NMB Sensors Strain Gages Transducers
 
 

Static Strain
Dynamic Strain
Current Carrying Capacity
Operating Temperature Range
Strain Range
Strain Sensing Materials
Temperature Compensation
Lead Wire Material and Insulation

Measuring strain requires careful selection of strain gage, bonding adhesive, protective coating or coatings and lead-wires to construct a sensor system. This section will help you select a strain gage for Stress Analysis and for Load-cell and Transducer manufacturing.

Static Strain
For static strain measurement, particularly for long-term load conditions, selection of parts for sensor system have the most significant bearing on successful measurement. Select a strain gage and other components of installation that will provide the maximum electrical and dimensional stability, repeatability and with minimum difficulty of installation.

Use NMB's E and F series strain gages for most general-purpose applications and use B series strain gages where long term accuracy and stability is of concern.


Dynamic Strain
Measuring dynamic strain without regard to static strain level places lesser demands on the strain gage sensor system stability and temperature sensitivity. Select a strain gage constructed for longer fatigue life. Pay attention to maximum strain level (combined static and dynamic strain) at the peak of dynamic cycle.

Use NMB's E and F series strain gages for most general-purpose applications and use B series strain gages where long term accuracy and stability is of concern.

NMB's J and Y series strain gages provide all the benefits of a flexible backing with extended fatigue life over the B, E and F series strain gages.


Current Carrying Capacity
Strain gage size, grid design, thermal conductivity of bonding material and adhesive as well as the "heat-sink" capability of element to which these are attached place a practical limit on current carrying capacity of the strain gage. This can range from as low as 6 mA when bonded to plastics to a high of 50 mA when bonded to a good thermal conductor. To the practitioner, this limitation imposes limits on bridge excitation voltage that affects overall sensitivity of strain measurement.

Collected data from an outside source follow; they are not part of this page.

template <int NB>
__global__ void __launch_bounds__(BinThreads<NB>::value) k_walk_idx(Dev d) {
    constexpr int NT = BinThreads<NB>::value;
    constexpr int EPT = NB > MAX_BINS ? FORA_IDX_EPT_WIDE : BIN_EPT;
    constexpr uint32_t CHUNK = NT * EPT;
    constexpr uint32_t PAD = NB > MAX_BINS ? FORA_RUN_PAD_WIDE : 1;
    constexpr bool BINNED = NB > 1;
    constexpr bool WIDE = NB > MAX_BINS;
    constexpr int BS = WIDE ? BIN_SHIFT_WIDE : BIN_SHIFT;
    constexpr uint32_t BSZ = 1u << BS;
    constexpr int IB = NT == 256 ? 8 : NT == 512 ? 9 : 10;
    constexpr int DB = WIDE ? BS : WPACK_SHIFT;
    static_assert(DB + IB + 1 <= 32, "stage word: destination | item | carries-one-more-unit");
    __shared__ uint64_t s_j0[NT], s_pos[NT], s_incr[NT], s_rem[NT];
    __shared__ uint32_t s_pref[NT + 1], s_w[NT / 64];
    __shared__ uint32_t s_cnt[NB], s_lofs[NB + 1], s_fill[NB];
    __shared__ uint32_t s_msg[BINNED ? CHUNK : 1];
    __shared__ uint16_t s_bin[BINNED ? CHUNK : 1];
    const bool slot_major = NB > MAX_BINS && (d.slot_major & 4u);
    const int q = slot_major ? blockIdx.x : blockIdx.y;
    const uint32_t bx = slot_major ? blockIdx.y : blockIdx.x, gx = slot_major ? gridDim.y : gridDim.x;
    const uint32_t nitems = (uint32_t)min((uint64_t)d.wit_count[q * CSTRIDE], d.wit_cap);
    if (!nitems || *d.err) return;
    const WalkItemP *items = d.wit + (uint64_t)q * d.wit_cap;
    const uint64_t slab = (uint64_t)q * d.n;
    const uint32_t bin_lo = (uint32_t)d.bin_lo;
    const BinExchange<NB, NT, PAD> ex{s_cnt, s_lofs, s_fill, s_w, SubBuckets(d.bk_count, d.pbins, d.sub, d.bk_cap, q, bx), (uint32_t)d.bin_cnt};
    if (BINNED) ex.load_fills();
    constexpr uint32_t GRAN = FORA_TILE_GRAN_WALK;
    const uint32_t ntiles = (nitems + NT - 1) / NT;
    const uint32_t seg_len = ntiles * GRAN;
    for (uint32_t tile = bx; tile < ntiles; tile += gx) {
        const uint32_t i = tile_pos<GRAN>(threadIdx.x, tile, seg_len);
        uint32_t cnt = 0;
        if (i < nitems) {
            const WalkItem w = wit_load(&items[i]);
            s_j0[threadIdx.x] = w.j0; s_pos[threadIdx.x] = w.idx_pos;
            s_incr[threadIdx.x] = w.incr; s_rem[threadIdx.x] = w.rem;
            cnt = w.idx_n;
        }
        uint32_t total;
        const uint32_t pre = block_excl_scan_n<NT>(cnt, s_w, total);
        s_pref[threadIdx.x] = pre;
        if (threadIdx.x == 0) s_pref[NT] = total;
        __syncthreads();
        for (uint32_t cb = 0; cb < total; cb += CHUNK) {
            uint32_t dest[EPT], rank[EPT], li[EPT];
            const uint32_t e0 = cb + threadIdx.x * EPT;
            uint32_t lo = e0 < total ? pref_find<NT>(s_pref, e0) : 0;
#pragma unroll
            for (int k = 0; k < EPT; k++) {
                const uint32_t e = e0 + k;
                if (e < total) lo = pref_step(s_pref, lo, e);
                li[k] = lo;
            }
#pragma unroll
            for (int k = 0; k < EPT; k++) {
                const uint32_t e = e0 + k;
                dest[k] = 0xFFFFFFFFu;
                if (e < total) {
                    const uint32_t jj = e - s_pref[li[k]];
                    dest[k] = (uint32_t)d.rw_idx[s_pos[li[k]] + jj];
                    li[k] |= (s_j0[li[k]] + jj < s_rem[li[k]] ? 1u : 0u) << IB;
                }
            }
            if (!BINNED) {
#pragma unroll
                for (int k = 0; k < EPT; k++)
                    if (dest[k] != 0xFFFFFFFFu)
                        atomicAdd((unsigned long long *)&d.ppr[slab + dest[k]],
                                  (unsigned long long)(s_incr[li[k] & (NT - 1)] + (li[k] >> IB)));
                continue;
// ... 114 lines not shown
                    }
                    const uint32_t want = (uint32_t)__popcll(idle);
                    wptr += want < avail ? want : avail;
                    while (wptr < wend && s_pref[cur_item + 1] <= wptr) cur_item++;
                }
                if (active)
                    philox4x32_10(start, (uint32_t)wj,
                                  (uint32_t)((wj >> 32) & 0xFFFFu) | ((round & 0xFFu) << 16) | (((t >> 1) & 0xFFu) << 24),
                                  stream ^ ((t >> 9) * 0x9E3779B9u), d.seed_lo, d.seed_hi, rw);
            }
            if (active) {
                const uint32_t ws = (it & 1u) ? rw[2] : rw[0], wm = (it & 1u) ? rw[3] : rw[1];
                if (!(nzh && t == 0) && ws < d.alpha32) {
                    done = (int32_t)cur;
                    active = false;
                } else {
                    if (t) cur = walk_move(d, cur, start, wm);
                    else if (d.rp32) cur = colp_at(d, (uint64_t)beg0 + (((uint64_t)wm * deg0) >> 32));
                    else cur = (uint32_t)d.col[beg0 + (int64_t)(((uint64_t)wm * deg0) >> 32)];
                    t++;
                    steps++;
                }
            }
            if (staged) {
                stage_emit<STAGE>(d, q, st, done >= 0, (uint32_t)done, wgt);
            } else if (done >= 0) {
                if (MODE == WALK_TO_INDEX) idx_out[opos] = done;
                else atomicAdd((unsigned long long *)&d.ppr[slab + (uint32_t)done], (unsigned long long)wgt);
            }
        }
        __syncthreads();
    }
    if (staged && st.count) stage_flush<STAGE>(d, q, st);
    if (staged) {
        __syncthreads();
        for (uint32_t i = threadIdx.x; i < (uint32_t)d.nbins; i += BLOCK) bkc[(uint64_t)i * d.sub] = st.fill[i];
    }
    const uint64_t ws = wave_sum((uint64_t)steps);
    __syncthreads();
    if ((threadIdx.x & 63) == 0) s_w[threadIdx.x >> 6] = (uint32_t)ws;
    __syncthreads();
    if (threadIdx.x == 0) {
        const unsigned long long bs = (unsigned long long)s_w[0] + s_w[1] + s_w[2] + s_w[3];
        if (bs) atomicAdd(d.tot_steps, bs);
    }
}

NMB's B, E and F series strain gages are designed to maximize this capability.


Operating Temperature Range
Operating temperature limits of a strain gage sensor will be determined by the limits of each of the components used in the system. When measuring static strain, pay careful attention to temperature compensation and electrical stability of the strain gage and sensor system. Using a strain gage with temperature compensation tailored for test article to which strain gage is applied can significantly reduce temperature sensitivity. Use of a "dummy" gage when a strain gage with preferred temperature compensation is not available or when there is room for only one sensing gage is dictated by available space, can improve the temperature sensitivity of the overall sensor.

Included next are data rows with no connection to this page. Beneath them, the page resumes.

@@ -188,9 +188,14 @@
             for (int g = 0; g < G; ++g) sum[g] = mode == 0 ? -INFINITY : 0.0;
 #pragma unroll 1
             for (int tt = 0; tt < 4; ++tt) {
+                double mu[4];
+#pragma unroll
+                for (int r = 0; r < 4; ++r) mu[r] = A[static_cast<size_t>(tt * 16 + q + 4 * r) * RSd + 4 * KB];
                 f64x4 acc[G];
 #pragma unroll
-                for (int g = 0; g < G; ++g) acc[g] = f64x4{0.0, 0.0, 0.0, 0.0};
+                for (int g = 0; g < G; ++g)
+#pragma unroll
+                    for (int r = 0; r < 4; ++r) acc[g][r] = mu[r] - M[g];
                 const double* arow = A + static_cast<size_t>(tt * 16 + jl) * RSd + q;
 #pragma unroll
                 for (int s2 = 0; s2 < KB; ++s2) {
@@ -198,16 +203,11 @@
 #pragma unroll
                     for (int g = 0; g < G; ++g) acc[g] = __builtin_amdgcn_mfma_f64_16x16x4f64(a, b[g][s2], acc[g], 0, 0, 0);
                 }
-                double mu[4];
-#pragma unroll
-                for (int r = 0; r < 4; ++r) mu[r] = A[static_cast<size_t>(tt * 16 + q + 4 * r) * RSd + 4 * KB];
 #pragma unroll
                 for (int g = 0; g < G; ++g)
 #pragma unroll
-                    for (int r = 0; r < 4; ++r) {
-                        const double l = acc[g][r] + mu[r];
-                        sum[g] = mode == 0 ? fmax(sum[g], l) : sum[g] + exp64t(l - M[g], exp_tab);
-                    }
+                    for (int r = 0; r < 4; ++r)
+                        sum[g] = mode == 0 ? fmax(sum[g], acc[g][r]) : exp64t_add(sum[g], acc[g][r], exp_tab);
             }
 #pragma unroll
             for (int g = 0; g < G; ++g) {
@@ -231,9 +231,9 @@
     constexpr int NLD = (TILE / 2 + kBlock - 1) / kBlock;
     extern __shared__ __attribute__((aligned(16))) char smem_raw[];
     double* tiles = reinterpret_cast<double*>(smem_raw);
-    double* exp_tab = tiles + 2 * TILE;
+    uint32_t* exp_tab = reinterpret_cast<uint32_t*>(tiles + 2 * TILE);
     __shared__ uint32_t s_grp;
-    if (threadIdx.x < 32) exp_tab[threadIdx.x] = kExp2Tab32[threadIdx.x];
+    if (threadIdx.x < 32) exp64t_entry(kExp2Tab32[threadIdx.x], threadIdx.x, exp_tab);
     const int lane = lane_id(), wave = threadIdx.x >> 6;
     const int q = lane >> 4, jl = lane & 15;
     const uint32_t n_cc = d.PT / 64;
@@ -298,9 +298,14 @@
                 for (int g = 0; g < G; ++g) sum[g] = 0.0;
 #pragma unroll 1
                 for (int tt = 0; tt < 4; ++tt) {
+                    double mu[4];
+#pragma unroll
+                    for (int r = 0; r < 4; ++r) mu[r] = A[static_cast<size_t>(tt * 16 + q + 4 * r) * RSd + 4 * KB];
                     f64x4 acc[G];
 #pragma unroll
-                    for (int g = 0; g < G; ++g) acc[g] = f64x4{0.0, 0.0, 0.0, 0.0};
+                    for (int g = 0; g < G; ++g)
+#pragma unroll
+                        for (int r = 0; r < 4; ++r) acc[g][r] = mu[r] - M[g];
                     const double* arow = A + static_cast<size_t>(tt * 16 + jl) * RSd + q;
 #pragma unroll
                     for (int s2 = 0; s2 < KB; ++s2) {
@@ -308,13 +313,10 @@
 #pragma unroll
                         for (int g = 0; g < G; ++g) acc[g] = __builtin_amdgcn_mfma_f64_16x16x4f64(a, b[g][s2], acc[g], 0, 0, 0);
                     }
-                    double mu[4];
-#pragma unroll
-                    for (int r = 0; r < 4; ++r) mu[r] = A[static_cast<size_t>(tt * 16 + q + 4 * r) * RSd + 4 * KB];
 #pragma unroll
                     for (int g = 0; g < G; ++g)
 #pragma unroll
-                        for (int r = 0; r < 4; ++r) sum[g] += exp64t(acc[g][r] + mu[r] - M[g], exp_tab);
+                        for (int r = 0; r < 4; ++r) sum[g] = exp64t_add(sum[g], acc[g][r], exp_tab);
                 }
 #pragma unroll
                 for (int g = 0; g < G; ++g) {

NMB's E and F series strain gages are an excellent choice for most general-purpose applications. Use NMB's B series strain gages when accuracy, repeatability and long term stability over an extended temperature range is required.


Strain Range
The strain range or maximum allowable percentage elongation of strain gage is determined by degree of anneal of the foil, geometry of the strain sensing grid and the elastic properties of the strain gage backing and the adhesive used.

NMB's E, F, J, K and Y series strain gages with grids lengths of 3 mm (1/8") or greater will measure strains upto 5% or 50,000 microstrain. Strain gages of these series with shorter grid lengths will typically measure strains of 2% to 3%. The B series strain gages are limited to 2% or 20,000 microstrain.

Microstrain is defined as micrometer per meter or micro-inch per inch.


Strain Sensing Materials
Copper-Nickel Alloy or Constantan is the most frequently used material for strain gages. It is ideal for static strain measurement because of its low and controllable temperature coefficient. Recommended temperature range for Constantan is from -70 °C to +200 °C (-100 °F to +400 °F). Nickel-Chrome Alloy or Evanohm® is used for high temperature static and dynamic strain measurements. This alloy also provides wide temperature compensation range and an excellent zero stability to +300 °C (+600 °F).

NMB's B, E, F, J and K series strain gages are constructed with Copper-Nickel or Constantan foils. NMB's Y series strain gages are constructed using Evanohm® foils.


Temperature Compensation
The Copper-Nickel Alloy and the Evanohm® Alloy foils can be processed to meet a range of temperature coefficients. Using this ability of these foils and by a careful selection of custom made alloys, NMB manufactures a complete line of self-temperature compensated strain gages.
Use NMB E and F series strain gages for general purpose and B series strain gages for long-term, high-accuracy stress analysis applications.

Use NMB J series strain gages for general-purpose transducer and load-cell production.

Use NMB K series strain gages for high accuracy load-cell and transducer production.

Use NMB Y series strain gages load-cell and transducer production where
High resistance for low power consumption, long fatigue life under high-strain level or high operating temperatures are required by design.


Lead Wire Material and Insulation
Select leads with materials that have low and stable resistivity, minimum temperature coefficient of resistance, and are coated with insulating material / s that are equivalent as a minimum, to the electrical insulating quality of the selected strain gage backing and adhesive used. The operating temperature characteristics of the insulating material should be well above the operating temperature conditions the sensor will encounter.